Un sentiment d’immédiate compréhension s’est emparé de tous mes membres dès la sortie de l’aéroport. Mon buste savait comment s’imposer devant les voitures pour traverser, mes pieds où s’avancer pour rejoindre l’autre rive, mes oreilles quoi écouter pour trouver un appétissant vacarme local. Mon corps tout entier répondait avec une facilité horripilante et en grande intelligence aux éléments extérieurs. Des Turcs et Turques égaré-e-s me demandaient leur chemin. Les chats venaient se réfugier sur mon palier. Le mouvement des artères de la ville suivait la cadence de ma fréquence cardiaque.

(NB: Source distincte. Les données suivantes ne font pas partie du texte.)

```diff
+__device__ void pack_table_wino_tile(const PackRec& r, int lb, float* lds) {
+  const bool tr = r.kind == 5;
+  const int R = tr ? r.Cin : r.Cout, K = tr ? r.Cout : r.Cin;
+  const int nch = K / 32, rt = R / 32;
+  const int jg = lb / nch, kc = lb - jg * nch;
+  const int q4 = r.Cout / 4;
+  if (tr) pack_stage_runs(lds, 32, 288, PT_WPITCH, [&](int q) { return r.w + ((size_t)(kc * 32 + q) * r.Cin + jg * 32) * 9; });
+  else    pack_stage_runs(lds, 32, 288, PT_WPITCH, [&](int q) {
+            const int row = jg * 32 + q;
+            return r.w + ((size_t)(r.kind == 6 ? (row % q4) * 4 + row / q4 : row) * r.Cin + kc * 32) * 9; });
+  __syncthreads();
+  const int s = threadIdx.x >> 6, hh = (threadIdx.x >> 5) & 1, mrow = threadIdx.x & 31;
+  float o[16][4];
+#pragma unroll
+  for (int e = 0; e < 4; ++e) {
+    const int kk = s * 8 + hh * 4 + e;
+    float g[3][3];
+#pragma unroll
+    for (int i = 0; i < 3; ++i)
+#pragma unroll
+      for (int j = 0; j < 3; ++j)
+        g[i][j] = tr ? lds[kk * PT_WPITCH + mrow * 9 + (2 - i) * 3 + (2 - j)] : lds[mrow * PT_WPITCH + kk * 9 + i * 3 + j];
+    float t[4][3];
+#pragma unroll
+    for (int j = 0; j < 3; ++j) {
+      t[0][j] = g[0][j];
+      t[1][j] = 0.5f * (g[0][j] + g[1][j] + g[2][j]);
+      t[2][j] = 0.5f * (g[0][j] - g[1][j] + g[2][j]);
+      t[3][j] = g[2][j];
+    }
+#pragma unroll
+    for (int i = 0; i < 4; ++i) {
+      const float u[4] = {t[i][0], 0.5f * (t[i][0] + t[i][1] + t[i][2]), 0.5f * (t[i][0] - t[i][1] + t[i][2]), t[i][2]};
+#pragma unroll
+      for (int j = 0; j < 4; ++j) o[4 * i + j][e] = u[j];
+    }
+  }
+  const bool whole = ((uintptr_t)r.dst & 15) == 0;
+#pragma unroll
+  for (int xi = 0; xi < 16; ++xi) {
+    float* d = r.dst + (((((size_t)xi * rt + jg) * nch + kc) * 4 + s) * 64 + hh * 32 + mrow) * 4;
+    if (whole) {
+      *reinterpret_cast<f32x4*>(d) = f32x4{o[xi][0], o[xi][1], o[xi][2], o[xi][3]};
+    } else {
+#pragma unroll
+      for (int e = 0; e < 4; ++e) d[e] = o[xi][e];
+    }
+  }
+  __syncthreads();
+}
+
+__global__ __launch_bounds__(256, 4) void pack_table_kernel(const PackRec* __restrict__ table, int nrec) {
+  __shared__ float lds[PT_LDS];
+  const int total = table[nrec - 1].blk0 + table[nrec - 1].nblk;
+  for (int vb = blockIdx.x; vb < total; vb += gridDim.x) {
+    int lo = 0, hi = nrec - 1;
+    while (lo < hi) {
+      const int mid = (lo + hi + 1) >> 1;
+      if (table[mid].blk0 <= vb) lo = mid; else hi = mid - 1;
+    }
+    const PackRec r = table[lo];
+    const int lb = vb - r.blk0;
+    if (r.kind >= 4) pack_table_wino_tile(r, lb, lds);
+    else if (r.kind < 2 && r.rt > 0) pack_table_tile(r, lb, lds);
+    else pack_table_item(r, (int64_t)lb * 256 + threadIdx.x);
+  }
+}
+
+static void pack_rec_place(PackRec& r, const PackRec* prev) {
+  r.rt = 0;
+  if (r.kind >= 4) {
+    r.nblk = (r.Cout / 32) * (r.Cin / 32);
+  } else if (r.kind < 2 && r.KH * r.KW <= PT_TAPS_MAX) {
+    r.rt = std::min(8, PT_TAPS_MAX / (r.KH * r.KW));
+    r.nblk = (int)(srx_cdiv(r.rows, r.rt) * srx_cdiv(r.Ck, 64));
+  } else {
+    r.nblk = (int)srx_cdiv(r.n_elems, 256);
+  }
+  r.blk0 = prev ? prev->blk0 + prev->nblk : 0;
 }
 
 extern "C" size_t srx_pack_table_bytes(int n_layers) { return (size_t)n_layers * 17 * sizeof(PackRec); }
@@ -199,6 +341,7 @@
     base.cps = g.cps;
     auto emit = [&](PackRec r) {
       if (r.n_elems > maxn) maxn = r.n_elems;
+      pack_rec_place(r, nrec ? out + nrec - 1 : nullptr);
       out[nrec++] = r;
     };
     if (srx_thin_fwd_applicable(d)) {
@@ -240,15 +383,18 @@
   r.dst = upk; r.w = w; r.kind = transpose ? 5 : (d->shuffle ? 6 : 4);
   r.Cout = d->Cout; r.Cin = d->Cin; r.KH = 3; r.KW = 3; r.stride = 1; r.pad = 1;
   r.n_elems = (long long)d->Cout * d->Cin;
-  static_cast<PackRec*>(host_table)[(*nrec)++] = r;
+  PackRec* tab = static_cast<PackRec*>(host_table);
+  pack_rec_place(r, *nrec ? tab + *nrec - 1 : nullptr);
+  tab[(*nrec)++] = r;
   if (r.n_elems > *max_elems) *max_elems = r.n_elems;
   return SRX_OK;
 }
 
 extern "C" int srx_pack_table_run(const void* dev_table, int nrec, long long max_elems, void* stream) {
   SRX_REQUIRE(dev_table && nrec > 0 && nrec <= 65535 && max_elems > 0, "pack_table_run: bad argument");
-  hipLaunchKernelGGL(pack_table_kernel, dim3((unsigned)srx_cdiv(max_elems, 256), (unsigned)nrec), dim3(256), 0,
-                     srx_stream(stream), static_cast<const PackRec*>(dev_table));
+  const int64_t blocks = std::min<int64_t>((int64_t)nrec * 4 * srx_cdiv(max_elems, 256), 1024);
+  hipLaunchKernelGGL(pack_table_kernel, dim3((unsigned)blocks), dim3(256), 0, srx_stream(stream),
+                     static_cast<const PackRec*>(dev_table), nrec);
   SRX_CHECK_LAUNCH("pack_table_kernel");
   return SRX_OK;
 }
```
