diff --git a/include/vbc_host.h b/include/vbc_host.h
--- a/include/vbc_host.h
+++ b/include/vbc_host.h
@@ -47,6 +47,9 @@
 VBC_API int vbcx_transpose_pattern(int64_t m, int64_t n, const int64_t *colptr, const int64_t *rowval,
                            int64_t *rowptr, int64_t *colval);
 
+VBC_API int vbcx_slot_sweep_plan(int64_t chunks, int64_t slots, int nb, int ndelta, const double *delta,
+                                 const double *weight, int force_p, int force_s, int64_t *plan);
+
 #ifdef __cplusplus
 }
 #endif
diff --git a/sparsematrixvbcs.jl_amd/_lib.py b/sparsematrixvbcs.jl_amd/_lib.py
--- a/sparsematrixvbcs.jl_amd/_lib.py
+++ b/sparsematrixvbcs.jl_amd/_lib.py
@@ -14,7 +14,7 @@
 VBC_CREATE_TRANSPOSED, VBC_CREATE_FORWARD, VBC_CREATE_MULTI, VBC_CREATE_SERIAL = 0x1, 0x2, 0x4, 0x8
 VBC_CREATE_MULTI_FORWARD = 0x10
 VBC_VERSION_MAJOR = 3
-VBC_INFO_SIZE = 152
+VBC_INFO_SIZE = 160
 VBC_MUL_REFERENCE_QUIRKS = 0x1
 VBC_MAT_ROWMAJOR = 0x2
 VBC_SPLIT_STRIPES, VBC_SPLIT_ROWS, VBC_SPLIT_AUTO = 0, 1, 2
@@ -27,7 +27,7 @@
     "vbc_sharded_count", "vbc_sharded_shard", "vbc_sharded_split", "vbc_sharded_xspan",
     "vbcx_partition_equi", "vbcx_partition_strict", "vbcx_partition_overlap",
     "vbcx_partition_dynamic", "vbcx_partition_dynamic_table", "vbcx_partition_block", "vbcx_1dvbc_count", "vbcx_1dvbc_fill", "vbcx_vbc_count",
-    "vbcx_vbc_fill", "vbcx_transpose_pattern",
+    "vbcx_vbc_fill", "vbcx_transpose_pattern", "vbcx_slot_sweep_plan",
 )
 
 
@@ -62,7 +62,8 @@
                 ("sweep_bins", C.c_int32), ("planar_bins", C.c_int32),
                 ("planar_run", C.c_int32), ("planar_split", C.c_int32),
                 ("planar_pair", C.c_int32), ("fwd_run", C.c_int32),
-                ("planar_mask", C.c_int32)]
+                ("planar_mask", C.c_int32), ("slot_sweep_p", C.c_int32),
+                ("slot_sweep_s", C.c_int32), ("slot_sweep_r", C.c_int32)]
 
 
 _lib = None
@@ -120,6 +121,7 @@
         L.vbcx_vbc_count.argtypes = [I64, I64, P, P, I64, P, I64, P, P, P]
         L.vbcx_vbc_fill.argtypes = [I64, I64, I64, I64, P, P, P, INT, I64, P, I64, P, P, P, P, P, I64]
         L.vbcx_transpose_pattern.argtypes = [I64, I64, P, P, P, P]
+        L.vbcx_slot_sweep_plan.argtypes = [I64, I64, INT, INT, P, P, INT, INT, P]
         _lib = L
     return _lib
 
diff --git a/sparsematrixvbcs.jl_amd/csrc/vbc_device.hip b/sparsematrixvbcs.jl_amd/csrc/vbc_device.hip
--- a/sparsematrixvbcs.jl_amd/csrc/vbc_device.hip
+++ b/sparsematrixvbcs.jl_amd/csrc/vbc_device.hip
@@ -445,9 +445,67 @@
     bool affine = true;
     for (size_t q = 1; q < out.size() && affine; q++)
         affine = (int64_t)out[q] == (int64_t)out[0] + (int64_t)q * (out[1] - out[0]);
+    SweepPlan sweep;
+    {
+        const int V0 = w <= 8 ? vec_elems(esz, w) : 1;
+        const bool full0 = slot_spl(h, kind, w) > 1 || (RPI * (w / V0) == 64 && V0 * esz <= 16);
+        const int64_t ostride = out.size() > 1 ? (int64_t)out[1] - out[0] : 0;
+        const bool eligible = h->slot_sweep != 0 && kind == 0 && !planar && split == 1 && ks == 1 && order.empty() &&
+                              !mask && affine && !ablation_knob("VBC_NO_AFFINE") && full0 && wsrc == w &&
+                              (nseg <= 1 || ostride == w) && nch >= 2;
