template <int VPL>
__device__ __forceinline__ void add_row_packed(float* base, int64_t row, int stride, int lane, const Row<VPL>& d) {
    float* p = base + row * stride + lane_off<VPL>(lane);
    if constexpr (VPL <= 2) {
#pragma unroll
        for (int v = 0; v < VPL; ++v) __hip_atomic_fetch_add(p + v, d.v[v], __ATOMIC_RELAXED, __HIP_MEMORY_SCOPE_AGENT);
    } else {
#pragma unroll
        for (int i = 0; i < VPL; i += 4)
#pragma unroll
            for (int v = 0; v < 4; ++v)
                __hip_atomic_fetch_add(p + i * 64 + v, d.v[i + v], __ATOMIC_RELAXED, __HIP_MEMORY_SCOPE_AGENT);
    }
}

template <int VPL>
__device__ __forceinline__ float negative_gradient(const Row<VPL>& h, const Row<VPL>& n, float alpha) {
    float acc = 0.f;
#pragma unroll
    for (int v = 0; v < VPL; ++v) acc = fmaf(h.v[v], n.v[v], acc);
    acc += xor_dpp1(acc);
    acc += xor_dpp2(acc);
    acc += xor_swz<4>(acc);
    acc += xor_swz<8>(acc);
    acc += xor_swz<16>(acc);
    acc += __shfl_xor(acc, 32);
    const float f = __builtin_bit_cast(float, __builtin_amdgcn_readfirstlane(__builtin_bit_cast(int, acc)));
    if (!(f > -kMaxExp && f < kMaxExp)) return 0.f;
    return (0.f - c_exp_table[(int)((f + kMaxExp) * (float)(kExpTableSize / (int)kMaxExp / 2))]) * alpha;
}

__device__ __forceinline__ int64_t next_item(unsigned long long* counter, int lane) {
    unsigned long long v = 0;
    if (lane == 0) v = atomicAdd(counter, 1ull);
    const int lo = __builtin_amdgcn_readfirstlane((int)(uint32_t)v), hi = __builtin_amdgcn_readfirstlane((int)(uint32_t)(v >> 32));
    return (int64_t)(((uint64_t)(uint32_t)hi << 32) | (uint32_t)lo);
}
template <int VPL, int G, int MODE>
__attribute__((amdgpu_waves_per_eu(8, 8)))
__global__ void __launch_bounds__(256) sgns_kernel(SgnsArgs a_in) {
    SgnsArgs a = a_in;
    resolve_span(a);
    extern __shared__ int32_t smem[];
    const int lane = threadIdx.x & 63;
    const int wv = __builtin_amdgcn_readfirstlane(threadIdx.x >> 6);
    int32_t* sent = smem + wv * a.lpad;
    const int64_t n_waves = (int64_t)gridDim.x * 4;
    const int my_k = bitrev3(lane & 7);
    unsigned long long pairs_done = 0;

    const int S = a.splits;
    const int64_t n_items = a.n_walks * S;
    for (int64_t item = a.work ? next_item(a.work, lane) : (int64_t)blockIdx.x * 4 + wv; item < n_items;
         item = a.work ? next_item(a.work, lane) : item + n_waves) {
        const int64_t wi = S == 1 ? item : item / S;
        const int sp = S == 1 ? 0 : (int)(item - wi * S);
        const int len = a.lens ? a.lens[wi] : a.walk_stride;
        const uint64_t wid = a.walk_id_base + (uint64_t)wi;
        int n_eff = 0;
        for (int base = 0; base < len; base += 64) {
            const int pos = base + lane;
            bool keep = false;
            int32_t tok = -1;
            if (pos < len) {
                tok = a.walks[wi * a.walk_stride + pos];
                keep = tok >= 0;
                if (keep && a.sample_int) keep = !(a.sample_int[tok] < hash32(a.seed, wid, (uint32_t)pos, 0x5AB));
            }
            const unsigned long long m = __ballot(keep);
            if (keep) sent[n_eff + __popcll(m & ((1ULL << lane) - 1ULL))] = tok;
            n_eff += __popcll(m);
        }
        __builtin_amdgcn_fence(__ATOMIC_RELEASE, "wavefront");
        __builtin_amdgcn_wave_barrier();
        __builtin_amdgcn_fence(__ATOMIC_ACQUIRE, "wavefront");

        const int64_t pushed = a.sent_base + (wi / a.alpha_batch) * a.alpha_batch * a.sent_step;
        float alpha = a.alpha0 - (a.alpha0 - a.min_alpha) * (float)((double)pushed / (double)a.sent_total);
        alpha = fmaxf(alpha, a.min_alpha);

        uint64_t lcg = mix64(a.seed ^ mix64(wid + 0x632BE59BD9B4E019ULL)) & kLcgMask;
        int i_begin = 0, i_end = n_eff;
        if (S > 1) {
            i_begin = (int)((int64_t)sp * n_eff / S);
            i_end = (int)((int64_t)(sp + 1) * n_eff / S);
            int pairs_before = 0;
            for (int base = 0; base < i_begin; base += 64) {
                const int i = base + lane;
                int np = 0;
                if (i < i_begin) {
                    const int rb = (int)(hash32(a.seed, wid, (uint32_t)i, 0xB17) % (uint32_t)a.window);
                    const int lo = max(0, i - a.window + rb), hi = min(n_eff, i + a.window + 1 - rb);
                    np = hi - lo > 1 ? hi - lo - 1 : 0;
                }
#pragma unroll
                for (int o = 32; o > 0; o >>= 1) np += __shfl_xor(np, o, 64);
                pairs_before += np;
            }
            lcg = lcg_skip(lcg, (uint64_t)pairs_before * (uint64_t)a.negative);
        }

        for (int i = i_begin; i < i_end; ++i) {
            const int32_t ci = __builtin_amdgcn_readfirstlane(sent[i]);
            const int rb = (int)(hash32(a.seed, wid, (uint32_t)i, 0xB17) % (uint32_t)a.window);
            const int lo = max(0, i - a.window + rb), hi = min(n_eff, i + a.window + 1 - rb);
            if (hi - lo <= 1) continue;
            Row<VPL> c = load_row<VPL, MODE>(a.syn1neg, ci, a.row_stride, lane);
            Row<VPL> cd;
#pragma unroll
            for (int v = 0; v < VPL; ++v) cd.v[v] = 0.f;
            const int nd = (hi - lo - 1) * a.negative;
            const bool pre = a.predraw && nd <= 128;
            int32_t drawn0 = -1, drawn1 = -1;
            if (pre) {
#pragma unroll
                for (int half = 0; half < 2; ++half) {
                    const int d = half * 64 + lane;
                    int32_t t = -1;
                    if (d < nd) {
                        const uint64_t s = lcg_skip(lcg, (uint64_t)d);
                        t = draw_target(a.cum_table, a.lut, a.lut_shift, (uint32_t)((s >> 16) % 2147483647ULL));
                        if (t == ci) t = -1;
                    }
                    if (half == 0) drawn0 = t;
                    else drawn1 = t;
                }
            }
            int pidx = 0;
            for (int j = lo; j < hi; ++j) {
                if (j == i) continue;
                const int32_t xj = __builtin_amdgcn_readfirstlane(sent[j]);
                Row<VPL> h = load_row<VPL, MODE>(a.syn0, xj, a.row_stride, lane);
                Row<VPL> work;
#pragma unroll
                for (int v = 0; v < VPL; ++v) work.v[v] = 0.f;
                for (int t0 = 0; t0 < a.negative + 1; t0 += 8) {
                    int32_t my_t = -1;
                    if (pre) {
                        const int d = min(max(pidx * a.negative + lane - 1, 0), 127);
                        const int v0 = __builtin_amdgcn_ds_bpermute((d & 63) << 2, drawn0);
                        const int v1 = __builtin_amdgcn_ds_bpermute((d & 63) << 2, drawn1);
                        if (lane >= 1 && lane <= a.negative) my_t = d < 64 ? v0 : v1;
                    } else {
                        const int tk = t0 + lane;
                        if (lane < 8 && tk >= 1 && tk <= a.negative) {
                            uint64_t s = lcg;
                            for (int d = max(t0, 1); d < tk; ++d) s = (s * kLcgA + kLcgC) & kLcgMask;
                            const uint32_t r = (uint32_t)((s >> 16) % 2147483647ULL);
                            my_t = draw_target(a.cum_table, a.lut, a.lut_shift, r);
                            if (my_t == ci) my_t = -1;
                        }
                    }
                    int32_t tgt[G];
                    Row<VPL> n[G];
                    float p[8];
#pragma unroll
                    for (int k = 0; k < G; ++k) {
                        tgt[k] = __builtin_amdgcn_readlane(my_t, k);
                        if (k == 0 && t0 == 0) tgt[k] = ci;
                    }
                    uint32_t late = 0;
#pragma unroll
                    for (int k = 1; k < G; ++k)
#pragma unroll
                        for (int k1 = 0; k1 < k; ++k1)
                            if (tgt[k] >= 0 && tgt[k] == tgt[k1]) late |= 1u << k;
#pragma unroll
                    for (int k = 0; k < G; ++k) {
                        if (k == 0 && t0 == 0) {
                            n[k] = c;
                        } else if (tgt[k] >= 0 && !(late >> k & 1)) {
                            n[k] = load_row<VPL, MODE>(a.syn1neg, tgt[k], a.row_stride, lane);
                        } else {
#pragma unroll
                            for (int v = 0; v < VPL; ++v) n[k].v[v] = 0.f;
                        }
                    }
#pragma unroll
                    for (int k = 0; k < 8; ++k) {
                        float acc = 0.f;
                        if (k < G) {
#pragma unroll
                            for (int v = 0; v < VPL; ++v) acc = fmaf(h.v[v], n[k].v[v], acc);
                        }
                        p[k] = acc;
                    }
                    const float f = reduce8(p, lane);
                    float g = 0.f;
                    if (f > -kMaxExp && f < kMaxExp) {
                        const float sig = c_exp_table[(int)((f + kMaxExp) * (float)(kExpTableSize / (int)kMaxExp / 2))];
                        const float label = (my_k == 0 && t0 == 0) ? 1.f : 0.f;
                        g = (label - sig) * alpha;
                    }
#pragma unroll
                    for (int k = 0; k < G; ++k) {
                        if (tgt[k] < 0 || (late >> k & 1)) continue;
                        const float gk = __builtin_bit_cast(
                            float, __builtin_amdgcn_readlane(__builtin_bit_cast(int, g), bitrev3(k)));
                        if (gk == 0.f) continue;
                        Row<VPL> dn;
#pragma unroll
                        for (int v = 0; v < VPL; ++v) {
                            work.v[v] = fmaf(gk, n[k].v[v], work.v[v]);
                            dn.v[v] = gk * h.v[v];
                            n[k].v[v] += dn.v[v];
                        }
                        if (k == 0 && t0 == 0) {
                            c = n[k];
#pragma unroll
                            for (int v = 0; v < VPL; ++v) cd.v[v] += dn.v[v];
                        } else if constexpr (MODE == kAtomic) {
                            add_row<VPL>(a.syn1neg, tgt[k], a.row_stride, lane, dn);
                        } else {
                            store_row<VPL, MODE>(a.syn1neg, tgt[k], a.row_stride, lane, n[k]);
                        }
                    }
                    if (late) {
#pragma unroll
                        for (int k = 1; k < G; ++k) {
                            if (!(late >> k & 1)) continue;
                            Row<VPL> r = load_row<VPL, MODE>(a.syn1neg, tgt[k], a.row_stride, lane);
                            const float gk = negative_gradient<VPL>(h, r, alpha);
                            if (gk == 0.f) continue;
                            Row<VPL> dn;
#pragma unroll
                            for (int v = 0; v < VPL; ++v) {
                                work.v[v] = fmaf(gk, r.v[v], work.v[v]);
                                dn.v[v] = gk * h.v[v];
                                r.v[v] += dn.v[v];
                            }
                            if constexpr (MODE == kAtomic) add_row<VPL>(a.syn1neg, tgt[k], a.row_stride, lane, dn);
                            else store_row<VPL, MODE>(a.syn1neg, tgt[k], a.row_stride, lane, r);
                        }
                    }
                    const int used = min(a.negative, t0 + 7) - max(t0, 1) + 1;
                    for (int d = 0; d < used; ++d) lcg = (lcg * kLcgA + kLcgC) & kLcgMask;
                }
                if constexpr (MODE == kAtomic) {
                    add_row<VPL>(a.syn0, xj, a.row_stride, lane, work);
                } else {
#pragma unroll
                    for (int v = 0; v < VPL; ++v) h.v[v] += work.v[v];
                    store_row<VPL, MODE>(a.syn0, xj, a.row_stride, lane, h);
                }
                ++pidx;
                ++pairs_done;
            }
            if constexpr (MODE == kAtomic) add_row<VPL>(a.syn1neg, ci, a.row_stride, lane, cd);
            else if constexpr (MODE == kAgent) add_row_packed<VPL>(a.syn1neg, ci, a.row_stride, lane, cd);
            else store_row<VPL, MODE>(a.syn1neg, ci, a.row_stride, lane, c);
        }
        __builtin_amdgcn_wave_barrier();
    }
    if (a.pair_count && lane == 0 && pairs_done) atomicAdd(a.pair_count, pairs_done);
}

Mon être faisait corps avec la ville. Un jour que je voulais traverser le Bosphore et me rendre de l’autre côté – comme le film éblouissant de Fatih Akin −, je me surpris à vouloir attirer la mouette de Tchekhov à coups de jets de petits beurres locaux et à rêver de voir voler un albatros gauche et veule. Mais seuls les petits pigeons de Prévert répondirent à mes signaux alimentaires. Après une traversée trop courte, on nous débarqua sur le sol asiatique à Üsküdar. Là, point de petits drapeaux agités qui précédaient une horde de touristes aux tenues ridiculement identiques, mais que des Stambouliotes et quelques gouttes homéopathiques de voyageurs-ses.

J’achetai alors quelques graines de courges que j’insérai avec la régularité d’un métronome entre mes incisives, afin de fendre leur coque et de récupérer le petit magot à l’intérieur. Je semai les résidus de ma gourmandise à mesure que je grimpai et m’enfonçai dans les rues en bois. Je trouvai alors un point de vue assez éminent pour contempler la rive européenne. De l’autre côté se dessinait le vieux continent pareil à l’électrocardiogramme d’un cœur chaviré, et je laissais le violon de Kâzım Koyuncu venir se poser sur cette sinusoïde urbaine inoubliable.

 


Œuvres et lieux cité-e-s :

  • De l’autre côté, Fatih Akin, 2008
  • « Ben Seni Sevduğumi », Şevval Sam et Kâzım Koyuncu, 2004
  • L’Albatros, Charles Baudelaire, 1859
  • La Mouette, Anton Tchekhov, 1896
  • Drôle de drame, Marcel Carné, 1937 (scénarisé par Jacques Prévert)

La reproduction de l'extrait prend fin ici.